Task prompt: Your task is to copy each line of the material that includes "pass".
-*-*-
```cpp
template <class K, class V>
__global__ __launch_bounds__(256) void radix_scatter_kernel(const K* __restrict__ keys_in, const V* __restrict__ vals_in,
                                                            K* __restrict__ keys_out, V* __restrict__ vals_out, int64_t n,
                                                            int shift, bool desc, const unsigned* __restrict__ hist,
                                                            const unsigned* __restrict__ totals, int ntiles) {
    __shared__ unsigned wcount[4][256];
    __shared__ unsigned dstart[256];
    __shared__ unsigned gbase[256];
    __shared__ K skey[RADIX_TILE];
    __shared__ V sval[RADIX_TILE];
    const int lane = threadIdx.x & 63, wave = threadIdx.x >> 6;
    for (int x = threadIdx.x; x < 4 * 256; x += 256) (&wcount[0][0])[x] = 0;
    gbase[threadIdx.x] = totals[threadIdx.x] + hist[(int64_t)threadIdx.x * ntiles + blockIdx.x];
    __syncthreads();
    const int64_t tile0 = (int64_t)blockIdx.x * RADIX_TILE;
    const int64_t base = tile0 + (int64_t)wave * (RADIX_ITEMS * 64);
    K key[RADIX_ITEMS];
    unsigned rank[RADIX_ITEMS];
#pragma unroll
    for (int k = 0; k < RADIX_ITEMS; ++k) {
        const int64_t e = base + k * 64 + lane;
        const bool valid = e < n;
        key[k] = valid ? keys_in[e] : (K)0;
        const unsigned d = radix_digit(key[k], shift, desc);
        unsigned long long peers = __ballot(valid);
#pragma unroll
        for (int b = 0; b < 8; ++b) {
            const unsigned long long m = __ballot((d >> b) & 1u);
            peers &= ((d >> b) & 1u) ? m : ~m;
        }
        const unsigned before = (unsigned)__popcll(peers & ((1ull << lane) - 1));
        unsigned c = 0;
        if (valid) c = wcount[wave][d];
        __builtin_amdgcn_wave_barrier();
        if (valid && before == 0) wcount[wave][d] = c + (unsigned)__popcll(peers);
        __builtin_amdgcn_wave_barrier();
        rank[k] = c + before;
    }
    __syncthreads();
    {
        const int d = threadIdx.x;
        unsigned run = 0;
#pragma unroll
        for (int w = 0; w < 4; ++w) {
            const unsigned c = wcount[w][d];
            wcount[w][d] = run;
            run += c;
        }
        dstart[d] = run;
    }
    __syncthreads();
    for (int off = 1; off < 256; off <<= 1) {
        const unsigned v = threadIdx.x >= off ? dstart[threadIdx.x - off] : 0u;
        __syncthreads();
        dstart[threadIdx.x] += v;
        __syncthreads();
    }
    const unsigned mine_incl = dstart[threadIdx.x];
    const unsigned prev_incl = threadIdx.x ? dstart[threadIdx.x - 1] : 0u;
    __syncthreads();
    dstart[threadIdx.x] = prev_incl;
    (void)mine_incl;
    __syncthreads();
#pragma unroll
    for (int k = 0; k < RADIX_ITEMS; ++k) {
        const int64_t e = base + k * 64 + lane;
        if (e < n) {
            const unsigned d = radix_digit(key[k], shift, desc);
            const unsigned slot = dstart[d] + wcount[wave][d] + rank[k];
            skey[slot] = key[k];
            sval[slot] = vals_in[e];
        }
    }
    __syncthreads();
    const int cnt = (int)min((int64_t)RADIX_TILE, n - tile0);
#pragma unroll 4
    for (int k = 0; k < RADIX_ITEMS; ++k) {
        const int slot = k * 256 + threadIdx.x;
        if (slot < cnt) {
            const K kk = skey[slot];
            const unsigned d = radix_digit(kk, shift, desc);
            const int64_t pos = (int64_t)gbase[d] + (slot - dstart[d]);
            keys_out[pos] = kk;
            vals_out[pos] = sval[slot];
        }
    }
}

inline size_t radix_tmp_bytes(int64_t n) {
    const int64_t ntiles = (n + RADIX_TILE - 1) / RADIX_TILE;
    return (size_t)(256 * ntiles + 256) * sizeof(unsigned);
}

template <class K, class V>
int radix_sort_pairs(K* keys_a, K* keys_b, V* vals_a, V* vals_b, int64_t n, int begin_bit, int end_bit, bool desc,
                     void* tmp, hipStream_t stream, int begin2 = 0, int end2 = 0) {
    if (n <= 0) return 0;
    if (n > 0xffffffffLL) {
        set_error("radix_sort_pairs: %lld entries exceed the 2^32 limit of the sort", (long long)n);
        return -1;
    }
    const int ntiles = (int)((n + RADIX_TILE - 1) / RADIX_TILE);
    unsigned* hist = reinterpret_cast<unsigned*>(tmp);
    unsigned* totals = hist + (size_t)256 * ntiles;
    int where = 0;
    for (int pass = 0;; ++pass) {
        const int n1 = (end_bit - begin_bit + 7) / 8;
        const int shift = pass < n1 ? begin_bit + 8 * pass : begin2 + 8 * (pass - n1);
        if (pass >= n1 && shift >= end2) break;
        const K* ki = where ? keys_b : keys_a;
        const V* vi = where ? vals_b : vals_a;
        K* ko = where ? keys_a : keys_b;
        V* vo = where ? vals_a : vals_b;
        hipLaunchKernelGGL((radix_hist_kernel<K>), dim3((unsigned)ntiles), dim3(256), 0, stream, ki, n, shift, desc, hist, ntiles);
        hipLaunchKernelGGL(radix_scan_rows_kernel, dim3(256), dim3(256), 0, stream, hist, ntiles, totals);
        hipLaunchKernelGGL(radix_scan_totals_kernel, dim3(1), dim3(256), 0, stream, totals);
        hipLaunchKernelGGL((radix_scatter_kernel<K, V>), dim3((unsigned)ntiles), dim3(256), 0, stream, ki, vi, ko, vo, n, shift,
                           desc, hist, totals, ntiles);
        if (hipGetLastError() != hipSuccess) return -1;
        where ^= 1;
    }
    return where;
}

}
```

### vsc2022_amd/csrc/sortpairs.hip

```cpp
#include <cfloat>
#include <cstring>
#include <utility>

#include "kernels.h"
#include "radix.h"

namespace vscmi {

__global__ __launch_bounds__(256) void pack_hits_kernel(const int32_t* i, const int32_t* j,
                                                        const float* s, int64_t n, uint64_t* key64,
                                                        uint32_t* key32) {
    const int64_t x = (int64_t)blockIdx.x * 256 + threadIdx.x;
    if (x >= n) return;
    key64[x] = ((uint64_t)(uint32_t)i[x] << 32) | (uint32_t)j[x];
    key32[x] = f2key(s[x]);
}

__global__ __launch_bounds__(256) void unpack_hits_kernel(const uint64_t* key64, const uint32_t* key32,
                                                          int64_t n, int32_t* i, int32_t* j, float* s,
                                                          int negate) {
    const int64_t x = (int64_t)blockIdx.x * 256 + threadIdx.x;
    if (x >= n) return;
    i[x] = (int32_t)(key64[x] >> 32);
    j[x] = (int32_t)(key64[x] & 0xffffffffu);
    const float v = key2f(key32[x]);
    s[x] = negate ? -v : v;
}

static inline unsigned grid_for(int64_t n) { return (unsigned)((n + 255) / 256); }

static int bits_for(uint64_t maxval) {
    int b = 1;
    while (b < 64 && (maxval >> b)) ++b;
    return b;
}

int sort_hits_topk(const int32_t* hi, const int32_t* hj, const float* hs, int64_t n, int64_t K,
                   int64_t max_i, int64_t max_j, DevBuf& w0, DevBuf& w1, DevBuf& w2, DevBuf& w3, DevBuf& tmp,
                   int32_t* out_i, int32_t* out_j, float* out_s, int negate, int64_t* n_out,
                   hipStream_t stream) {
    const int64_t m = n < K ? n : K;
    *n_out = m;
    if (n <= 0) return VSC_OK;
    VSC_TRY(w0.reserve(sizeof(uint64_t) * n));
    VSC_TRY(w1.reserve(sizeof(uint64_t) * n));
    VSC_TRY(w2.reserve(sizeof(uint32_t) * n));
    VSC_TRY(w3.reserve(sizeof(uint32_t) * n));
    uint64_t* k64a = w0.as<uint64_t>();
    uint64_t* k64b = w1.as<uint64_t>();
    uint32_t* k32a = w2.as<uint32_t>();
    uint32_t* k32b = w3.as<uint32_t>();
    hipLaunchKernelGGL(pack_hits_kernel, dim3(grid_for(n)), dim3(256), 0, stream, hi, hj, hs, n, k64a, k32a);
    VSC_HIP(hipGetLastError());
    const int end_bit = 32 + bits_for((uint64_t)(max_i > 0 ? max_i : 1));
    VSC_TRY(tmp.reserve(radix_tmp_bytes(n)));
    int w = radix_sort_pairs<uint64_t, uint32_t>(k64a, k64b, k32a, k32b, n, 0, max_j > 0 ? bits_for((uint64_t)max_j) : 32, false,
                                                 tmp.p, stream, 32, end_bit);
    if (w < 0) { set_error("radix sort launch failed"); return VSC_ERR_HIP; }
    if (w) { std::swap(k64a, k64b); std::swap(k32a, k32b); }
    w = radix_sort_pairs<uint32_t, uint64_t>(k32a, k32b, k64a, k64b, n, 0, 32, true, tmp.p, stream);
    if (w < 0) { set_error("radix sort launch failed"); return VSC_ERR_HIP; }
    if (w) { std::swap(k64a, k64b); std::swap(k32a, k32b); }
    hipLaunchKernelGGL(unpack_hits_kernel, dim3(grid_for(m)), dim3(256), 0, stream, k64a, k32a, m, out_i, out_j, out_s, negate);
    VSC_HIP(hipGetLastError());
    return VSC_OK;
}

__global__ __launch_bounds__(256) void thr_keys_kernel(const float* __restrict__ thr, int n, uint32_t* __restrict__ keys,
                                                       int32_t* __restrict__ vals) {
    const int x = blockIdx.x * 256 + threadIdx.x;
    if (x >= n) return;
    keys[x] = f2key(thr[x]);
    vals[x] = x;
}

int sort_rows_by_threshold(const float* thr, int64_t n, DevBuf& w0, DevBuf& w1, DevBuf& w2, DevBuf& w3, DevBuf& tmp,
                           const int32_t** perm, hipStream_t stream) {
    *perm = nullptr;
    if (n <= 0) return VSC_OK;
    VSC_TRY(w0.reserve(sizeof(uint32_t) * n));
    VSC_TRY(w1.reserve(sizeof(uint32_t) * n));
    VSC_TRY(w2.reserve(sizeof(int32_t) * n));
    VSC_TRY(w3.reserve(sizeof(int32_t) * n));
    VSC_TRY(tmp.reserve(radix_tmp_bytes(n)));
    uint32_t *ka = w0.as<uint32_t>(), *kb = w1.as<uint32_t>();
    int32_t *va = w2.as<int32_t>(), *vb = w3.as<int32_t>();
    hipLaunchKernelGGL(thr_keys_kernel, dim3(grid_for(n)), dim3(256), 0, stream, thr, (int)n, ka, va);
    VSC_HIP(hipGetLastError());
    const int w = radix_sort_pairs<uint32_t, int32_t>(ka, kb, va, vb, n, 0, 32, false, tmp.p, stream);
    if (w < 0) { set_error("radix sort launch failed"); return VSC_ERR_HIP; }
    *perm = w ? vb : va;
    return VSC_OK;
}

__global__ __launch_bounds__(256) void score_keys_kernel(const float* __restrict__ s, long long n, uint32_t* __restrict__ keys,
                                                         int32_t* __restrict__ vals) {
    const long long x = (long long)blockIdx.x * 256 + threadIdx.x;
    if (x >= n) return;
    keys[x] = f2key(s[x] + 0.0f);
    vals[x] = (int32_t)x;
}

int argsort_scores_desc(const float* s, int64_t n, DevBuf& w0, DevBuf& w1, DevBuf& w2, DevBuf& w3, DevBuf& tmp,
                        const int32_t** perm, hipStream_t stream) {
    *perm = nullptr;
    if (n <= 0) return VSC_OK;
    VSC_TRY(w0.reserve(sizeof(uint32_t) * n));
    VSC_TRY(w1.reserve(sizeof(uint32_t) * n));
    VSC_TRY(w2.reserve(sizeof(int32_t) * n));
    VSC_TRY(w3.reserve(sizeof(int32_t) * n));
    VSC_TRY(tmp.reserve(radix_tmp_bytes(n)));
    uint32_t *ka = w0.as<uint32_t>(), *kb = w1.as<uint32_t>();
    int32_t *va = w2.as<int32_t>(), *vb = w3.as<int32_t>();
    hipLaunchKernelGGL(score_keys_kernel, dim3(grid_for(n)), dim3(256), 0, stream, s, (long long)n, ka, va);
    VSC_HIP(hipGetLastError());
    const int w = radix_sort_pairs<uint32_t, int32_t>(ka, kb, va, vb, n, 0, 32, true, tmp.p, stream);
    if (w < 0) { set_error("radix sort launch failed"); return VSC_ERR_HIP; }
    *perm = w ? vb : va;
    return VSC_OK;
}

__global__ __launch_bounds__(256) void group_scale_keys_kernel(const int32_t* __restrict__ perm, const float* __restrict__ scale,
                                                               int n, int group_shift, uint32_t* __restrict__ keys) {
    const int p = blockIdx.x * 256 + threadIdx.x;
    if (p >= n) return;
    keys[p] = ((uint32_t)(p >> group_shift) << 20) | (f2key(scale[perm[p]]) >> 12);
}

__global__ __launch_bounds__(1024) void group_scale_rank_kernel(const int32_t* __restrict__ perm, const float* __restrict__ scale, int n,
                                                                int group_shift, int32_t* __restrict__ out) {
    __shared__ uint32_t key[1024];
    const int G = 1 << group_shift;
    const int base = blockIdx.x << group_shift;
    const int cnt = min(G, n - base);
    const int t = threadIdx.x;
    int32_t row = 0;
    uint32_t mine = 0;
    if (t < cnt) {
        row = perm[base + t];
        mine = f2key(scale[row]) >> 12;
        key[t] = mine;
    }
    __syncthreads();
    if (t >= cnt) return;
    int rank = 0;
    for (int f = 0; f < cnt; ++f) {
// ... 183 lines not shown
                  DevBuf& w1, DevBuf& w2, DevBuf& w3, DevBuf& tmp, float* out_s, int64_t* out_j,
                  hipStream_t stream) {
    const int64_t nn = n > 0 ? n : 1;
    VSC_TRY(w0.reserve(sizeof(uint64_t) * nn));
    VSC_TRY(w1.reserve(sizeof(uint64_t) * nn));
    VSC_TRY(w2.reserve(sizeof(uint32_t) * nn));
    VSC_TRY(w3.reserve(sizeof(uint32_t) * nn));
    uint64_t* ka = w0.as<uint64_t>();
    uint64_t* kb = w1.as<uint64_t>();
    uint32_t* ra = w2.as<uint32_t>();
    uint32_t* rb = w3.as<uint32_t>();
    if (n > 0) {
        hipLaunchKernelGGL(knn_keys_kernel, dim3(grid_for(n)), dim3(256), 0, stream, hi, hs, n, ka);
        VSC_HIP(hipGetLastError());
        VSC_HIP(hipMemcpyAsync(ra, hj, (size_t)n * 4, hipMemcpyDeviceToDevice, stream));
        const int end_bit = 32 + bits_for((uint64_t)(nq > 0 ? nq : 1));
        VSC_TRY(tmp.reserve(radix_tmp_bytes(n)));
        int w = radix_sort_pairs<uint32_t, uint64_t>(ra, rb, ka, kb, n, 0, 32, false, tmp.p, stream);
        if (w < 0) { set_error("radix sort launch failed"); return VSC_ERR_HIP; }
        if (w) { std::swap(ka, kb); std::swap(ra, rb); }
        w = radix_sort_pairs<uint64_t, uint32_t>(ka, kb, ra, rb, n, 0, end_bit, false, tmp.p, stream);
        if (w < 0) { set_error("radix sort launch failed"); return VSC_ERR_HIP; }
        if (w) { std::swap(ka, kb); std::swap(ra, rb); }
    }
    hipLaunchKernelGGL(knn_cut_kernel, dim3(grid_for(nq * k)), dim3(256), 0, stream, ka, ra, n, nq, k, out_s, out_j);
    VSC_HIP(hipGetLastError());
    return VSC_OK;
}

__global__ __launch_bounds__(256) void knn_seed_hits_kernel(const float* __restrict__ knn_s, const int64_t* __restrict__ knn_j,
                                                            int64_t n, int k, int32_t* __restrict__ hi, int32_t* __restrict__ hj,
                                                            float* __restrict__ hs, unsigned long long* __restrict__ counter) {
    const int64_t x = (int64_t)blockIdx.x * 256 + threadIdx.x;
    const bool have = x < n && knn_j[x] >= 0;
    const unsigned long long m = __ballot(have);
    if (m == 0ull) return;
    const int lane = threadIdx.x & 63;
    unsigned long long base = 0;
    if (lane == __ffsll((long long)m) - 1) base = atomicAdd(counter, (unsigned long long)__popcll(m));
    base = __shfl(base, __ffsll((long long)m) - 1);
    if (have) {
        const unsigned long long p = base + __popcll(m & ((1ull << lane) - 1));
        hi[p] = (int32_t)(x / k);
        hj[p] = (int32_t)knn_j[x];
        hs[p] = knn_s[x];
    }
}

int launch_knn_seed_hits(const float* knn_s, const int64_t* knn_j, int64_t nq, int k, int32_t* hi, int32_t* hj, float* hs,
                         unsigned long long* counter, hipStream_t stream) {
    const int64_t n = nq * k;
    if (n <= 0) return VSC_OK;
    hipLaunchKernelGGL(knn_seed_hits_kernel, dim3(grid_for(n)), dim3(256), 0, stream, knn_s, knn_j, n, k, hi, hj, hs, counter);
    VSC_HIP(hipGetLastError());
    return VSC_OK;
}

__global__ __launch_bounds__(256) void knn_row_thr_kernel(const float* knn_s, int64_t nq, int k, float* row_thr,
                                                          int64_t rows) {
    const int64_t x = (int64_t)blockIdx.x * 256 + threadIdx.x;
    if (x >= rows) return;
    row_thr[x] = x < nq ? knn_s[x * k + (k - 1)] : INFINITY;
}

int launch_knn_row_thr(const float* knn_s, int64_t nq, int k, float* row_thr, int64_t rows, hipStream_t stream) {
    if (rows <= 0) return VSC_OK;
    hipLaunchKernelGGL(knn_row_thr_kernel, dim3(grid_for(rows)), dim3(256), 0, stream, knn_s, nq, k, row_thr, rows);
    VSC_HIP(hipGetLastError());
    return VSC_OK;
}
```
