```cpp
inline std::string gemm_name(bool tb, int act, bool dt, bool ab, int nf,
                             bool acc, int bk, bool perm) {
  char buf[96];
  snprintf(buf, sizeof buf, "tb%d_act%d_dt%d_ab%d_nf%d_bk%d_acc%d_perm%d",
           (int)tb, act, (int)dt, (int)ab, nf, bk, (int)acc, (int)perm);
  return buf;
}

inline std::string gemm_name(const GemmSel& s) {
  return gemm_name(s.tb, s.act, s.dt, s.ab, s.nf, s.acc, s.bk, s.perm);
}

inline bool gemm_instantiated(const GemmSel& s) {
#define GYMFX_X(TB, ACT, DT, AB, NF, ACC, BK, PERM)                           \
  if (gemm_sel_is(s, TB, ACT, DT, AB, NF, ACC, BK, PERM)) return true;
  GYMFX_GEMM_VARIANTS(GYMFX_X)
#undef GYMFX_X
  return false;
}

struct WgradSel {
  bool glds;
  bool db;
  int fk, fn;
  bool perm;
  int gx, gy, gz;
};

inline WgradSel select_wgrad(int M, int N, int K, int slabs, bool want_db,
                             bool x_perm, int big_knob) {
  const bool big =
      K >= 128 && N >= 128 &&
      (big_knob >= 0 ? big_knob != 0
                     : (int64_t)dispatch_ceil_div(K, 128) *
                               dispatch_ceil_div(N, 128) * slabs >=
                           384);
  const int m_per_slab = (M + slabs - 1) / slabs;
  const int TW = big ? 128 : 64;
  const bool glds_ok =
      N % TW == 0 && K >= TW && m_per_slab % 64 == 0 && M % slabs == 0;
  if (glds_ok) {
    if (big) {
      const int t44 = dispatch_ceil_div(K, 128);
      const int t54 = dispatch_ceil_div(K, 160);
      if (t54 < t44 && N <= 512)
        return {true, want_db, 5, 4, x_perm, t54, N / TW, slabs};
      return {true, want_db, 4, 4, x_perm, t44, N / TW, slabs};
    }
    return {true, want_db, 2, 2, x_perm, dispatch_ceil_div(K, 64), N / TW,
            slabs};
  }
  const int f = big ? 4 : 2;
  return {false, want_db, f, f, x_perm, dispatch_ceil_div(K, 32 * f),
// ... 52 lines not shown
```

### gymfx_amd/ops/csrc/ppo_kernels.hip

```cpp
#include "env_common.h"
#include "mfma_dispatch.h"

#include <hip/hip_bf16.h>

#include <algorithm>

namespace gymfx {

typedef __attribute__((ext_vector_type(8))) __bf16 bf16x8;
typedef __attribute__((ext_vector_type(4))) __bf16 bf16x4;
typedef __attribute__((ext_vector_type(4))) float f32x4;

GFX_DEV float bf2f(__bf16 v) { return (float)v; }
GFX_DEV __bf16 f2bf(float v) { return (__bf16)v; }

GFX_DEV float fast_tanh(float x) {
  x = fminf(fmaxf(x, -15.f), 15.f);
  const float e = __builtin_amdgcn_exp2f(x * 2.885390081777927f);
  return 1.f - 2.f * __builtin_amdgcn_rcpf(e + 1.f);
}

GFX_DEV uint32_t feistel_encrypt_once(uint32_t x, int half, uint32_t mask,
                                      uint64_t key) {
  uint32_t a = x & mask;
  uint32_t b = x >> half;
  for (int r = 0; r < 4; ++r) {
    const uint32_t f =
        (uint32_t)(splitmix64(key ^ ((uint64_t)r << 48) ^ (uint64_t)b)) & mask;
    const uint32_t t = b;
    b = a ^ f;
    a = t;
  }
  return (b << half) | a;
}

GFX_DEV uint32_t feistel_perm_idx(uint32_t i, uint32_t n, int half,
                                  uint64_t key) {
  const uint32_t mask = (1u << half) - 1u;
  uint32_t x = i;
  do {
    x = feistel_encrypt_once(x, half, mask, key);
  } while (x >= n);
  return x;
}

GFX_DEV uint64_t feistel_key(const FeistelMap& fm, uint32_t* mb) {
  const unsigned long long ctr =
      (unsigned long long)((long long)*fm.mb_ctr + fm.ctr_off);
  const uint32_t epoch = (uint32_t)(ctr / (unsigned)fm.minibatches);
  *mb = (uint32_t)(ctr % (unsigned)fm.minibatches);
  return splitmix64(fm.seed ^ (*fm.step_base * 0x9E3779B97F4A7C15ull) ^
                    ((uint64_t)epoch << 32));
// ... 165 lines not shown
      for (int mi = 0; mi < 2; ++mi)
        af[mi] = *reinterpret_cast<const bf16x8*>(
            &As[cur][wr * 32 + mi * 16 + row_a][ks * 32 + kseg * 8]);
      if (TRANS_B) {
        for (int ni = 0; ni < NFRAG; ++ni)
          bf[ni] = *reinterpret_cast<const bf16x8*>(
              &Bs[cur][wc * (16 * NFRAG) + ni * 16 + row_a][ks * 32 + kseg * 8]);
      } else {
        for (int ni = 0; ni < NFRAG; ++ni)
          for (int i = 0; i < 8; ++i)
            bf[ni][i] = Bs[cur][ks * 32 + kseg * 8 + i]
                          [wc * (16 * NFRAG) + ni * 16 + row_a];
      }
      for (int mi = 0; mi < 2; ++mi)
        for (int ni = 0; ni < NFRAG; ++ni)
          acc[mi][ni] = __builtin_amdgcn_mfma_f32_16x16x32_bf16(
              af[mi], bf[ni], acc[mi][ni], 0, 0, 0);
    }

    if (kt + 1 < ktiles && !nxt_glds) store_tile(1 - cur);
    __syncthreads();
  }

  const int crow_base = (lane >> 4) * 4;
  const int ccol = lane & 15;
  for (int mi = 0; mi < 2; ++mi) {
    for (int ni = 0; ni < NFRAG; ++ni) {
      const int gcol = bn + wc * (16 * NFRAG) + ni * 16 + ccol;
      if (gcol >= N) continue;
      for (int r = 0; r < 4; ++r) {
        const int grow = bm + wr * 32 + mi * 16 + crow_base + r;
        if (grow >= M) continue;
        float v = acc[mi][ni][r];
        if (ADD_BIAS) v += bias[gcol];
        if (ACT == 2) v = fast_tanh(v);
        if (DACT_TANH) {
          float y = bf2f(Yact[(int64_t)grow * N + gcol]);
          v *= (1.f - y * y);
        }
        if (ACT == 0) {
          float* cp = reinterpret_cast<float*>(C) + (int64_t)grow * N + gcol;
          *cp = ACCUM ? (*cp + v) : v;
        } else {
          reinterpret_cast<__bf16*>(C)[(int64_t)grow * N + gcol] = f2bf(v);
        }
      }
    }
  }
}

template <bool WANT_DB, int FK, int FN, bool A_PERM = false>
__global__ __launch_bounds__(256) void wgrad_glds_kernel(
    const __bf16* __restrict__ X, const __bf16* __restrict__ dY,
    float* __restrict__ dW_part, float* __restrict__ db_part,
    int M, int N, int K, int slabs, FeistelMap fm = FeistelMap{}) {
  constexpr int BKm = 64;
  constexpr int TK = 32 * FK, TN = 32 * FN;
  __shared__ __bf16 Xs[2][BKm][TK];
  __shared__ __bf16 Ys[2][BKm][TN];

  const int bk = blockIdx.x * TK;
  const int bn = blockIdx.y * TN;
  const int slab = blockIdx.z;
  const int tid = threadIdx.x;
  const int wave = tid >> 6, lane = tid & 63;
  const int wr = wave >> 1, wc = wave & 1;

  const int m_per_slab = (M + slabs - 1) / slabs;
  const int m_begin = slab * m_per_slab;
  const int m_end = min(M, m_begin + m_per_slab);
  const int nchunks = (m_end - m_begin) / BKm;
  f32x4 acc[FK][FN] = {};
  float db_acc = 0.f;

  uint64_t fkey = 0;
  uint32_t fmb = 0;
  if (A_PERM) fkey = feistel_key(fm, &fmb);
  auto x_row = [&](int gm) -> int64_t {
// ... 1863 lines not shown
                     0, stream, reinterpret_cast<const __bf16*>(obs_src),     \
                     act_src, logp_src, adv_src, ret_src,                     \
                     reinterpret_cast<__bf16*>(obs_mb), act_mb, logp_mb,      \
                     adv_mb, ret_mb, M, D, n, half, seed, minibatches,        \
                     step_base, mb_ctr, skip_obs, ticket)
  if (ticket) GATHER(true);
  else GATHER(false);
#undef GATHER
}

void launch_gemm(const void* A, const void* B, const float* bias, void* C,
                 const void* Yact, int M, int N, int K, bool trans_b, int act,
                 bool dact_tanh, bool add_bias, bool accum,
                 hipStream_t stream, const FeistelMap* fmp = nullptr) {
  const __bf16* a = reinterpret_cast<const __bf16*>(A);
  const __bf16* b = reinterpret_cast<const __bf16*>(B);
  const __bf16* y = reinterpret_cast<const __bf16*>(Yact);
  const GemmSel s = select_gemm(M, N, K, trans_b, act, dact_tanh, add_bias,
                                accum, fmp != nullptr, process_gemm_knobs());
  const dim3 grid(s.gx, s.gy), block(256);
  const FeistelMap fm = fmp ? *fmp : FeistelMap{};
#define GYMFX_X(TB, ACT, DT, AB, NF, ACC, BK, PERM)                           \
  if (gemm_sel_is(s, TB, ACT, DT, AB, NF, ACC, BK, PERM)) {                   \
    hipLaunchKernelGGL((gemm_kernel<TB, ACT, DT, AB, NF, ACC, BK, PERM>),     \
                       grid, block, 0, stream, a, b, bias, C, y, M, N, K,     \
                       fm);                                                   \
    return;                                                                   \
  }
  GYMFX_GEMM_VARIANTS(GYMFX_X)
#undef GYMFX_X
  abort();
}

void launch_slab_reduce(const float* dW_part, const float* db_part, float* dW,
                        float* db, int N, int K, int slabs, hipStream_t stream);

void launch_wgrad(const void* X, const void* dY, float* dW_part, float* db_part,
                  float* dW, float* db, int M, int N, int K, int slabs,
                  hipStream_t stream, const FeistelMap* fmp = nullptr,
                  bool reduce = true) {
  const __bf16* x = reinterpret_cast<const __bf16*>(X);
  const __bf16* dy = reinterpret_cast<const __bf16*>(dY);
  const WgradSel s = select_wgrad(M, N, K, slabs, db_part != nullptr,
                                  fmp != nullptr, process_wgrad_big_knob());
  const dim3 grid(s.gx, s.gy, s.gz);
  const FeistelMap fm = fmp ? *fmp : FeistelMap{};
  bool launched = false;
#define GYMFX_X(DB, FK, FN, PERM)                                             \
  if (wgrad_sel_is(s, true, DB, FK, FN, PERM)) {                              \
    hipLaunchKernelGGL((wgrad_glds_kernel<DB, FK, FN, PERM>), grid,           \
                       dim3(256), 0, stream, x, dy, dW_part, db_part, M, N,   \
                       K, slabs, fm);                                         \
    launched = true;                                                          \
  }
  GYMFX_WGRAD_GLDS_VARIANTS(GYMFX_X)
#undef GYMFX_X
#define GYMFX_X(DB, FK, FN, PERM)                                             \
  if (wgrad_sel_is(s, false, DB, FK, FN, PERM)) {                             \
    hipLaunchKernelGGL((wgrad_partial_kernel<DB, FK, FN, PERM>), grid,        \
                       dim3(256), 0, stream, x, dy, dW_part, db_part, M, N,   \
                       K, slabs, 0, fm);                                      \
    launched = true;                                                          \
  }
  GYMFX_WGRAD_PARTIAL_VARIANTS(GYMFX_X)
#undef GYMFX_X
  if (!launched) abort();
// ... 151 lines not shown
```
-*-*-
Task response:
    for (int pass = 0;; ++pass) {
        const int shift = pass < n1 ? begin_bit + 8 * pass : begin2 + 8 * (pass - n1);
        if (pass >= n1 && shift >= end2) break;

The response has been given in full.